### TASK DETAILS
Restrict the output to the lines below starting at the one that contains "NF, bool STATS>" and ending at the one that contains "NF>, hipFuncAttributeMaxDynamicSharedMemorySize, lds);", and restate them word for word, both ends included.

### INPUT FOR THIS TASK
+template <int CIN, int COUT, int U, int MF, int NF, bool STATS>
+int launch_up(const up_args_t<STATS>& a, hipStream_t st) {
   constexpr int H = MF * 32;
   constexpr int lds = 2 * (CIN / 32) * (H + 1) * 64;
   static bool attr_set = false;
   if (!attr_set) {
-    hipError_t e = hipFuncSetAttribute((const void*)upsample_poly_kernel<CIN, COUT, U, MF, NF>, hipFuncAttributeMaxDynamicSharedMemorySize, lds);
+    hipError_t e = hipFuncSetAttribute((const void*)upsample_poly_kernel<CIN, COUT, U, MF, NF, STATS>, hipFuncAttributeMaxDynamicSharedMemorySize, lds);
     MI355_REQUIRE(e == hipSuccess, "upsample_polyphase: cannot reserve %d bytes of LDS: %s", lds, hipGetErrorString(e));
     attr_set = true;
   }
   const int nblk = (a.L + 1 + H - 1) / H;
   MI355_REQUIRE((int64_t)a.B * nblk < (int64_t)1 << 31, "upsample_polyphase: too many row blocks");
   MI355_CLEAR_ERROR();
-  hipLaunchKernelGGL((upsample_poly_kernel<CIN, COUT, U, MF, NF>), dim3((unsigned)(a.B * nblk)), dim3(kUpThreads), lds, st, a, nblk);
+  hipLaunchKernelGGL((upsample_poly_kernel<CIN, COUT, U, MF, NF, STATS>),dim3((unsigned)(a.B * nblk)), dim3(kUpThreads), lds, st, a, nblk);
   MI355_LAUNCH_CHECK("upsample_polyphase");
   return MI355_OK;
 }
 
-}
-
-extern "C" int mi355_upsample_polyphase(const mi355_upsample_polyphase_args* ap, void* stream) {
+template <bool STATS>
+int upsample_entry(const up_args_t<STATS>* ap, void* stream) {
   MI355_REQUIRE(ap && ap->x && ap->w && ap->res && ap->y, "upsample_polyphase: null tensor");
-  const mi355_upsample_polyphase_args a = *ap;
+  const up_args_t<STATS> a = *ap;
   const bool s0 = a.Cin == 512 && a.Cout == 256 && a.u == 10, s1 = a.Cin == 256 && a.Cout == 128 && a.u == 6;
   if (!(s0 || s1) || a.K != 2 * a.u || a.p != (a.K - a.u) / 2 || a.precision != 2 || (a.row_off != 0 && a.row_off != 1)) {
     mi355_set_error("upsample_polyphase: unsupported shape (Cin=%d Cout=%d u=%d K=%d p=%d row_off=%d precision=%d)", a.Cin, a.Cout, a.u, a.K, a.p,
---
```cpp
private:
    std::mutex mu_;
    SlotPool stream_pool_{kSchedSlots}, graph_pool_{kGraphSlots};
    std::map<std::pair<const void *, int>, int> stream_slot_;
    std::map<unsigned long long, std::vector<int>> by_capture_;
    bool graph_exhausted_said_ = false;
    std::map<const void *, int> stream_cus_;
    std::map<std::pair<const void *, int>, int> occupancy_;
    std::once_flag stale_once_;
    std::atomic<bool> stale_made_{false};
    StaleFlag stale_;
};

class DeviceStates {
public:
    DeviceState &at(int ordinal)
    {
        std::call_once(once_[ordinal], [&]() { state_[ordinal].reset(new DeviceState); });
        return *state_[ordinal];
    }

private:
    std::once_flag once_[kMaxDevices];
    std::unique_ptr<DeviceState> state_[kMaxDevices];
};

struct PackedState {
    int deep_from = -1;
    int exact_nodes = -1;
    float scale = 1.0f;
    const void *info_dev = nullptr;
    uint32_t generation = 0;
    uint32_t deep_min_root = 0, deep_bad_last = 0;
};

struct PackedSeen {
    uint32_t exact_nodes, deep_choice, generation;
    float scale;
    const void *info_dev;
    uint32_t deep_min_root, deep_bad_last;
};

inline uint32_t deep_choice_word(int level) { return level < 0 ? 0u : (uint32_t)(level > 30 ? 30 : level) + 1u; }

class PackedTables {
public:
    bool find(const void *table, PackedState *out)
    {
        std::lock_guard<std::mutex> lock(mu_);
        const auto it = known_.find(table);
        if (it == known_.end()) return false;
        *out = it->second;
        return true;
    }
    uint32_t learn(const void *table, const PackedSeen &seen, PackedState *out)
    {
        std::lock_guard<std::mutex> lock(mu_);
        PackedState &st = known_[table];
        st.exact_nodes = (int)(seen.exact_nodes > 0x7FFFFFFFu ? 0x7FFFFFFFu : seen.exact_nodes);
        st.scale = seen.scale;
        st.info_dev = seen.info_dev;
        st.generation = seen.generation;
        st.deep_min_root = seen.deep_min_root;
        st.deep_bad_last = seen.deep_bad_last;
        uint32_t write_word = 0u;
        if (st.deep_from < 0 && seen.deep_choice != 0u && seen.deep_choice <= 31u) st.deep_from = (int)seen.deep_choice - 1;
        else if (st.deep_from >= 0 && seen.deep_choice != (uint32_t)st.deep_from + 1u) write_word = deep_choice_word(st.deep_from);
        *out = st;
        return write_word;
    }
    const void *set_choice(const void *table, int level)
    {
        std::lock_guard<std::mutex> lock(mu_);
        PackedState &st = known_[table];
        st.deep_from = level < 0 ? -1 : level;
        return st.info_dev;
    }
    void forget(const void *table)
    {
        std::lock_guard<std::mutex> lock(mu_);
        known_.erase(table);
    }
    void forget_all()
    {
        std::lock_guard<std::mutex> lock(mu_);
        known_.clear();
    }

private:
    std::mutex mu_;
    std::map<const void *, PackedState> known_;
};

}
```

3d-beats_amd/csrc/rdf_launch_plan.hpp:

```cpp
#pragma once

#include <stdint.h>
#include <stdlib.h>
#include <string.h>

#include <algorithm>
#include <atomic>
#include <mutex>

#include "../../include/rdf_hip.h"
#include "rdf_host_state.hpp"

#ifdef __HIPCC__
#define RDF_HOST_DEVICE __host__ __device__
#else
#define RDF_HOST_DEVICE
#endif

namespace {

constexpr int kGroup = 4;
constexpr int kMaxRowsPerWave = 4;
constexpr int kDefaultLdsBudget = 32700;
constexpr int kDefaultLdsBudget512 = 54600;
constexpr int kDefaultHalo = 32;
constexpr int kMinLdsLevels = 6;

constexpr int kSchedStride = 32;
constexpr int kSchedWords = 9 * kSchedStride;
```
==
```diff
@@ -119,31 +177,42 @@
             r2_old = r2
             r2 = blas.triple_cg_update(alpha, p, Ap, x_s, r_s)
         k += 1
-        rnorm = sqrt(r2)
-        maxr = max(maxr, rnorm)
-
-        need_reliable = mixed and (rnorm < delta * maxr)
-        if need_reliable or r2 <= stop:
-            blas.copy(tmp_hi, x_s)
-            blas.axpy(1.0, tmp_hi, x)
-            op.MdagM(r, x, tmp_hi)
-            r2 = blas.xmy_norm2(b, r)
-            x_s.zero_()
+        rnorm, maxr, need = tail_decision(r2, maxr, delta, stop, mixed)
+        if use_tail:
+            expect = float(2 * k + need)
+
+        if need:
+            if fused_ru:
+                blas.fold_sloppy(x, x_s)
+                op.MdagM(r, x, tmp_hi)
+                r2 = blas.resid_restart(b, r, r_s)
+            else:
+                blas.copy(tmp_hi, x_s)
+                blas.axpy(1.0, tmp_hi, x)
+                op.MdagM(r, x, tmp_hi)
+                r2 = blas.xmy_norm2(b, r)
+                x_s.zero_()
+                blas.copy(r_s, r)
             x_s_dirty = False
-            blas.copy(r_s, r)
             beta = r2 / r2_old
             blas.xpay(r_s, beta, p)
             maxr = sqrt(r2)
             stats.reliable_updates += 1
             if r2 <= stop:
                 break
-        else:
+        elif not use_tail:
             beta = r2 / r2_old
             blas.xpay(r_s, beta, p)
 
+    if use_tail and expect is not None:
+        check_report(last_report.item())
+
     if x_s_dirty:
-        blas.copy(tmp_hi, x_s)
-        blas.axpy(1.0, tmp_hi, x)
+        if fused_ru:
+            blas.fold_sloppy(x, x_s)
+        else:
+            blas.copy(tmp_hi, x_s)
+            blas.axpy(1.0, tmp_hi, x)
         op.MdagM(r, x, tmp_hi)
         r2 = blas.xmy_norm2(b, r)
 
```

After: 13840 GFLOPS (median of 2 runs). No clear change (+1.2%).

### PROBLEM SOLUTION
+template <int CIN, int COUT, int U, int MF, int NF, bool STATS>
+int launch_up(const up_args_t<STATS>& a, hipStream_t st) {
   constexpr int H = MF * 32;
   constexpr int lds = 2 * (CIN / 32) * (H + 1) * 64;
   static bool attr_set = false;
   if (!attr_set) {
-    hipError_t e = hipFuncSetAttribute((const void*)upsample_poly_kernel<CIN, COUT, U, MF, NF>, hipFuncAttributeMaxDynamicSharedMemorySize, lds);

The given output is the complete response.